Chazares, known on campus as “Mr. C,” credited the support of faculty, parents and family members for the success of the graduating class.

The commencement address was given by former Major League Baseball player and Plant City native Kenny Kelly, who spoke to the graduates on the importance of overcoming fears and utilizing it as a motivational tool in accomplishing goals.

“Don’t be afraid of fear,” Kelly said. “Fear challenges you and it makes you stronger.”

• Strawberry Crest High Principal David Brown said he would let the graduates in on a secret: Without their leadership, the International Baccalaureate school wouldn’t be such a success.

Brown said he challenged the seniors during their freshman year to become leaders. They showed leadership and more, Brown said.

“When you leave here today, you can go anywhere you wish,” he said.

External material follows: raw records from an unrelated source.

int32_t wnaf256(const Scalar &s, uint32_t w, int8_t d[256]) {
    uint64_t k[5] = {s.w[0], s.w[1], s.w[2], s.w[3], 0};
    std::memset(d, 0, 256);
    int32_t top = -1;
    const int64_t full = 1ll << w, half = 1ll << (w - 1);
    for (int i = 0; i < 256; i++) {
        if ((k[0] | k[1] | k[2] | k[3] | k[4]) == 0) break;
        if (k[0] & 1) {
            int64_t dig = (int64_t)(k[0] & (uint64_t)(full - 1));
            if (dig >= half) dig -= full;
            d[i] = (int8_t)dig; top = i;
            if (dig > 0) { k[0] -= (uint64_t)dig; }
            else { uint64_t add = (uint64_t)(-dig); for (int j = 0; j < 5; j++) { uint64_t t = k[j] + add; add = t < add ? 1 : 0; k[j] = t; if (!add) break; } }
        }
        for (int j = 0; j < 4; j++) k[j] = (k[j] >> 1) | (k[j + 1] << 63);
        k[4] >>= 1;
    }
    return top;
}

Scalar scalar_bits(const Scalar &s, uint32_t from, uint32_t count) {
    Scalar r = Scalar::zero();
    for (uint32_t k = 0; k < count && from + k < 256; k++) {
        const uint32_t b = from + k;
        if ((s.w[b >> 6] >> (b & 63)) & 1ull) r.w[k >> 6] |= 1ull << (k & 63);
    }
    return r;
}

uint32_t ceil_log2(uint64_t x) { uint32_t l = 0; while ((1ULL << l) < x) l++; return l; }

struct GensCacheHeader { char magic[8]; uint64_t version, capacity, bytes, checksum; };
static const char kGensMagic[8] = {'B', 'P', 'G', 'G', 'E', 'N', 'S', '1'};
uint64_t gens_checksum(const uint8_t *p, size_t n) {
    uint64_t h[4] = {0x9e3779b97f4a7c15ull, 0xc2b2ae3d27d4eb4full, 0x165667b19e3779f9ull, 0x27d4eb2f165667c5ull};
    size_t i = 0;
    for (; i + 32 <= n; i += 32) for (int k = 0; k < 4; k++) { uint64_t w; std::memcpy(&w, p + i + 8 * k, 8); h[k] = (h[k] ^ w) * 0x100000001b3ull; h[k] = (h[k] << 29) | (h[k] >> 35); }
    for (; i < n; i++) h[0] = (h[0] ^ p[i]) * 0x100000001b3ull;
    return h[0] ^ (h[1] * 3) ^ (h[2] * 5) ^ (h[3] * 7) ^ (uint64_t)n;
}
bool gens_cache_trusted(const std::string &dir, const std::string &file) {
    struct stat st;
    if (::stat(dir.c_str(), &st) != 0 || !S_ISDIR(st.st_mode) || st.st_uid != ::geteuid() || (st.st_mode & (S_IWGRP | S_IWOTH))) return false;
    if (::lstat(file.c_str(), &st) != 0) return true;
    return S_ISREG(st.st_mode) && st.st_uid == ::geteuid() && !(st.st_mode & (S_IWGRP | S_IWOTH));
}
std::string gens_cache_path(const std::string &dir, uint64_t cap) {
    if (dir.empty()) return std::string();
    return dir + "/gens_" + std::to_string(cap) + ".bpg";
}

}

struct DeviceCircuit {
    uint64_t n = 0, m = 0, q = 0, ncols = 0, nnz = 0;
    bool has_witness = false;
    uint64_t const_begin = 0;
    DevBuf aL, aR, aO, col_ptr, ent_row, ent_coef, coef;
    struct MergeSet { uint32_t groups = 0, skipped = 0; DevBuf skipA, skipB, sc, pts; };
    bool merge_tried = false;
    MergeSet mI, mO;
    bool is_template = false;
    DevBuf wit_stream, wit_segs, wit_v;
    std::vector<uint32_t> wit_level_ptr;
    uint64_t n_params = 0, param_first = 0;
};

#define BPG_KERNELS(X) X(k_gens_derive) X(k_normalize_niels) X(k_compress_niels) X(k_pedersen) X(k_sc_from_bytes) \
    X(k_sc_from_wide) X(k_blind_poison) X(k_exp_table) X(k_reduce_partials) X(k_flatten) X(k_flatten_const) X(k_poly_t) X(k_poly_eval) X(k_ipa_prep) \
    X(k_ipa_fold_scalars) X(k_fold_points) X(k_fold_points_reg) X(k_fold_points_split) X(k_fold_points_wnaf) X(k_fold_points_quad) X(k_fold_points_quadw) X(k_fold_points_regw) X(k_odd_start) X(k_odd_start_ext) X(k_dbl_times) X(k_odd_step) X(k_msm_digits) X(k_msm_scatter1) X(k_msm_sort2) X(k_scan_blocksums) \
    X(k_scan_apply) X(k_bucket_chunks) X(k_bucket_combine) X(k_bucket_combine_heavy) X(k_bucket_reduce) X(k_window_sums) X(k_window_sums_quad) X(k_decompress) X(k_ipa_s) X(k_verify_scalars) X(k_verify_scalars_acc) X(k_bench_fe_mul) \
    X(k_tt_bases) X(k_tt_multiples) X(k_tt_bases8) X(k_tt_multiples8) X(k_tt_round8) X(k_tt_factors) X(k_tt_advance) X(k_tt_round) X(k_tt_finish) X(k_blind_expand) X(k_tt_commit3) X(k_tt_commit3_finish) X(k_csc_count) X(k_csc_fill) X(k_csc_colptr) X(k_merge_insert) X(k_merge_plan) X(k_merge_groups) X(k_merge_members) X(k_merge_sum) \
    X(k_bt_commit3) X(k_bt_commit3_finish) X(k_bt_compress) X(k_bt_exp) X(k_bt_poly_t) X(k_bt_poly_eval) X(k_bt_factors) X(k_bt_advance) X(k_bt_round) \
    X(k_bt_finish) X(k_bt_fold_scalars) X(k_witness_eval)
enum KernelId {
#define X(n) KID_##n,
    BPG_KERNELS(X)
#undef X
    KID_COUNT
};
static const char *const kKernelNames[KID_COUNT] = {
#define X(n) #n,
    BPG_KERNELS(X)
#undef X
};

Brown listed many class accomplishments in and out of the classroom, including championships in areas from FFA to marching band to cheerleading.

And the class had a heart too, he said, working a combined total of 16,000 hours in community service.

Graduate Cody Hancock posed for photos after the service with his parents Jack and Wendy and his 14-year-old brother Cody.

Cody said he was “relieved” to graduate, while his mother beamed of her son’s academics, including membership in the National Honor Society.

“He’s worked hard for four years to get here,” she said.

Special Correspondent Kayla Lewis contributed to this article.